The price per QALY in the US is about $60,000, Zhavoronkov said, based on how much insurance companies are willing to pay. "You can actually assess the number of QALYs you generate from the various combinations and permutations of data types together," Zhavoronkov said.

The Nebula-Longenesis partnership wants to add to that the "volume value" of data. "If you have a very large number of people with the same datasets, up until a certain point, the value of that data increases, and then you start getting diminishing returns," Zhavoronkov explained. "That's a new field. Nobody has touched on that. It's not intuitive, but that's where we are."

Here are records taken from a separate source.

typedef struct medt_block_params {
    const float*      w_down;
    medt_bn_ptrs      bn1;
    medt_axial_params height;
    medt_axial_params width;
    const float*      w_up;
    medt_bn_ptrs      bn2;
} medt_block_params;

typedef struct medt_block_saved {
    float* z1;
    float* y1;
    float* stats1;
    medt_axial_saved height;
    float* y_h;
    medt_axial_saved width;
    float* y_w;
    float* z2;
    float* stats2;
} medt_block_saved;

size_t medt_wopos_block_workspace_bytes(const medt_block_desc*);
int medt_wopos_block_fwd(const medt_block_desc*, const medt_block_params*, const float* x, float* y,
                         const medt_block_saved*, void* workspace, size_t workspace_bytes, void* stream);

typedef struct medt_block_s2_params {
    medt_block_params blk;
    const float*      w_ds;
    medt_bn_ptrs      bn_ds;
} medt_block_s2_params;
typedef struct medt_block_s2_saved {
    medt_block_saved blk;
    float *zd, *yd, *statsd;
} medt_block_s2_saved;
size_t medt_wopos_block_s2_workspace_bytes(const medt_block_desc*);
int medt_wopos_block_s2_fwd(const medt_block_desc*, const medt_block_s2_params*, const float* x, float* y,
                            const medt_block_s2_saved*, void* workspace, size_t workspace_bytes, void* stream);

typedef struct medt_block_grads {
    float *w_down, *bn1_weight, *bn1_bias;
    medt_axial_grads height, width;
    float *w_up, *bn2_weight, *bn2_bias;
} medt_block_grads;
size_t medt_wopos_block_bwd_workspace_bytes(const medt_block_desc*);
int medt_wopos_block_bwd(const medt_block_desc*, const medt_block_params*, const float* x, const float* y, const float* dy,
                         const medt_block_saved*, float* dx, const float* dx_add, const medt_block_grads*,
                         void* workspace, size_t workspace_bytes, void* stream);

typedef struct medt_conv_desc {
    int32_t N, Cin, H, W, Cout;
    int32_t K, stride, pad;
    int32_t has_bias;
    int32_t has_bn;
    int32_t has_res;
    int32_t relu;
    int32_t training, bn_groups;
    float   eps, momentum;
    int32_t lean;
} medt_conv_desc;

size_t medt_conv_stats_floats(const medt_conv_desc*);
size_t medt_conv_workspace_bytes(const medt_conv_desc*);

int medt_conv_block_fwd(const medt_conv_desc*, const float* x, const float* w, const float* bias,
                        const medt_bn_ptrs* bn, const float* res, float* z, float* y, float* stats,
                        void* workspace, size_t workspace_bytes, void* stream);
int medt_conv_block_bwd(const medt_conv_desc*, const float* x, const float* w, const medt_bn_ptrs* bn,
                        const float* z, const float* y, const float* stats, const float* dy,
                        float* dx, float* dw, float* dbias, float* dbn_weight, float* dbn_bias, float* dres,
                        const float* dx_add, void* workspace, size_t workspace_bytes, void* stream);

int medt_gate_mlp_fwd(const float* x, const float* w1, const float* b1, const float* w2, const float* b2, float* xn, float* h,
                      float* o, float* gates, int N, int C, int H, int W, int axis, void* stream);
int medt_gate_mlp_bwd(const float* dgates, const float* gates, const float* o, const float* h, const float* xn,
                      const float* w1, const float* w2, float* scratch, float* dw1, float* db1, float* dw2, float* db2,
                      float* dx, int N, int C, int H, int W, int axis, void* stream);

Grishin said the partners will test the concept this summer in a pilot with an unnamed large pharmaceutical company. Researchers will pay people to have their genomes sequenced in return for access to the data. This also will help Nebula Genomics test its own blockchain-based network.

Other work over the next 12 months will involve scaling up the platform by integrating different data types and partnering with biobanks to add their data to the network. Grishin said that he wants to have "millions of data points" within a year.

"I think what many people underappreciate is how the genomic revolution is going to change the lives of many people and create a new, billion-dollar industry," Grishin said. It's comparable to how the internet changed the world in the 1990s. Genomic data will be "able to create powerful AI models to really understand human genetics and it will just completely revolutionize healthcare."